# [SBF] Gingerbread 2.3.3



## Mikey (Jul 16, 2011)

*VRZ_MB870_4.5.1A-DTN-117-15_1FF_01.sbf.gz*
https://rapidshare.com/files/841842747/VRZ_MB870_4.5.1A-DTN-117-15_1FF_01.sbf.gz

*Original Gingerbread SBF For Verizon MB870

Android 2.3.3 --- Blur_Version.1.3.232.MB870.Verizon.en.US

WE ALL KNWOW THE RISKS WHEN WE FLASH OUR PHONES !!!!

ATTEMPTING TO DOWNGRADE TO FROYO MAY NOT BE POSSIBLE ONCE YOU FLASH TO OFFICIAL GINGERBREAD SBF !!!!

DOING SO HAS BEEN KNOWN TO HARD BRICK THE ATRIX.*

Source: Xda


----------



## EricErK (Jun 8, 2011)

Sweet


----------



## juhde (Jul 22, 2011)

Not very useful at the moment, but good to know it's in the wild.

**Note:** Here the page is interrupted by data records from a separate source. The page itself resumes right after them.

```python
class _LayerNormFn(torch.autograd.Function):

    @staticmethod
    def forward(ctx, x, weight, bias, eps, out_f32):
        shape = x.shape
        x2 = x.reshape(-1, shape[-1]).float().contiguous()
        M, D = x2.shape
        y = torch.empty(M, D, device=x.device, dtype=F32 if out_f32 else BF16)
        st = torch.empty(M, 2, device=x.device, dtype=F32)
        ops.layernorm_fwd(x2, weight, bias, eps, y, st)
        ctx.save_for_backward(x2, st)
        ctx.weight, ctx.bias, ctx.shape, ctx.in_dtype = weight, bias, shape, x.dtype
        return y.view(shape)

    @staticmethod
    def backward(ctx, gy):
        x2, st = ctx.saved_tensors
        M, D = x2.shape
        g2 = gy.reshape(M, D).contiguous()
        if g2.dtype not in (BF16, F32):
            g2 = g2.float()
        dx = torch.empty(M, D, device=x2.device, dtype=F32)
        touch(ctx.weight if ctx.weight.requires_grad else None, ctx.bias if ctx.bias.requires_grad else None)
        ops.layernorm_bwd(g2, x2, st, ctx.weight, dx, dgamma=ctx.weight.grad if ctx.weight.requires_grad else None,
                          dbeta=ctx.bias.grad if ctx.bias.requires_grad else None)
        return dx.view(ctx.shape).to(ctx.in_dtype), None, None, None, None


def layer_norm(x, weight, bias, eps, out_f32=False):
    return _LayerNormFn.apply(x, weight, bias, eps, out_f32)


def _rows2d(g, D):
    g2 = g.reshape(-1, D)
    if g2.dtype not in (BF16, F32):
        g2 = g2.float()
    return g2 if g2.stride(1) == 1 else g2.contiguous()


class _FeatureViewsFn(torch.autograd.Function):

    @staticmethod
    def forward(ctx, x, B, T, I):
        ctx.set_materialize_grads(False)
        D = x.shape[1]
        nt = B * T
        ctx.geom = (x.shape[0], D, B, T, I, x.dtype)
        text = x[:nt].view(B, T, D)
        image = x[nt:].view(B, I, D)
        tcls = torch.as_strided(x, (B, D), (T * D, 1), x.storage_offset()) if T else x[:0]
        icls = torch.as_strided(x, (B, D), (I * D, 1), x.storage_offset() + nt * D) if I else x[:0]
        return text, image, tcls, icls
# ... 192 lines not shown
```

vl-merging_amd/ops.py:

```python
import ctypes

import torch

from . import _lib as L

BF16 = torch.bfloat16
F32 = torch.float32


def _ld(t):
    if t.dim() != 2 or t.stride(1) != 1:
        raise L.VlmError("expected a 2-D tensor with unit inner stride, got shape %s strides %s"
                         % (tuple(t.shape), t.stride()))
    return t.stride(0) if t.shape[0] > 1 else max(t.stride(0), t.shape[1])


def gemm(a, b, out, ta=False, tb=False, *, bias=None, act=L.ACT_NONE, aux=None, col_scale=None, row_scale=None,
         residual=None, alpha=1.0, accumulate=False, col_sum=None, col_sum_fold=None):
    L.require_cuda(a, b, out, bias, aux, col_scale, row_scale, residual, col_sum)
    if a.dtype != BF16 or b.dtype != BF16:
        raise L.VlmError("gemm operands must be bfloat16")
    M, N = out.shape
    K = a.shape[0] if ta else a.shape[1]
    if (a.shape[1] if ta else a.shape[0]) != M:
        raise L.VlmError("gemm: A rows %s do not match M=%d" % (tuple(a.shape), M))
    kb, nb = (b.shape[0], b.shape[1]) if tb else (b.shape[1], b.shape[0])
    if nb != N or kb != K:
        raise L.VlmError("gemm: B shape %s incompatible with N=%d K=%d" % (tuple(b.shape), N, K))
    e = L.Epilogue()
    e.bias = bias.data_ptr() if bias is not None else 0
    e.col_scale = col_scale.data_ptr() if col_scale is not None else 0
    e.row_scale = row_scale.data_ptr() if row_scale is not None else 0
    e.residual = residual.data_ptr() if residual is not None else 0
    e.ld_res = _ld(residual) if residual is not None else 0
    e.aux = aux.data_ptr() if aux is not None else 0
    e.ld_aux = _ld(aux) if aux is not None else 0
    e.act = act
    e.alpha = alpha
    e.accumulate = 1 if accumulate else 0
    e.col_sum = col_sum.data_ptr() if col_sum is not None else 0
    region = None
    if col_sum is not None and col_sum_fold is not None and not ta and N % 128 == 0 and M >= 128:
        region = col_sum_fold.next_region()
        if region.numel() >= (M // 128) * 2 * N:
            e.col_sum_ws = region.data_ptr()
        else:
            region = None
    if ta and tb and out.dtype == F32 and K >= 2048 and bias is None and col_sum is None:
        ws = _splitk_workspace(out.device)
        e.splitk_ws = ws.data_ptr()
        e.splitk_ws_bytes = ws.numel() * 4
    if col_sum is not None and (col_sum.numel() < N or not col_sum.is_contiguous()):
        raise L.VlmError("gemm: col_sum must be a contiguous f32 vector of at least N elements")
    for t, dt in ((bias, F32), (col_scale, F32), (row_scale, F32), (residual, F32), (aux, BF16), (col_sum, F32)):
        if t is not None and t.dtype != dt:
            raise L.VlmError("gemm epilogue tensor has dtype %s, expected %s" % (t.dtype, dt))
    if out.dtype not in (BF16, F32):
        raise L.VlmError("gemm output must be bf16 or f32")
    rc = L.get_lib().vlm_gemm_bf16(int(ta), int(tb), M, N, K, L.ptr(a), _ld(a), L.ptr(b), _ld(b), L.ptr(out), _ld(out),
                                   int(out.dtype == F32), ctypes.byref(e), L.stream_ptr())
    L.check(rc, "vlm_gemm_bf16")
    if region is not None:
        col_sum_fold.add(region, M // 128, N, col_sum, None)
    return out
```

I HIGHLY recommend not flashing this, but it couldn't hurt to have handy for future unforeseeable needs.

However, if you don't care about root, then it's perfect!


----------



## Mikey (Jul 16, 2011)

juhde said:


> Not very useful at the moment, but good to know it's in the wild.
> 
> I HIGHLY recommend not flashing this, but it couldn't hurt to have handy for future unforeseeable needs.
> 
> However, if you don't care about root, then it's perfect!


Exactly Why It's In The Disclaimer Of The Possibility Of Bricking By Using This Then Trying To Flash Back To Froyo. Once A Way Or Source Is Established To Root Stock Gingerbread Then This Will Be Awesome For Us.


----------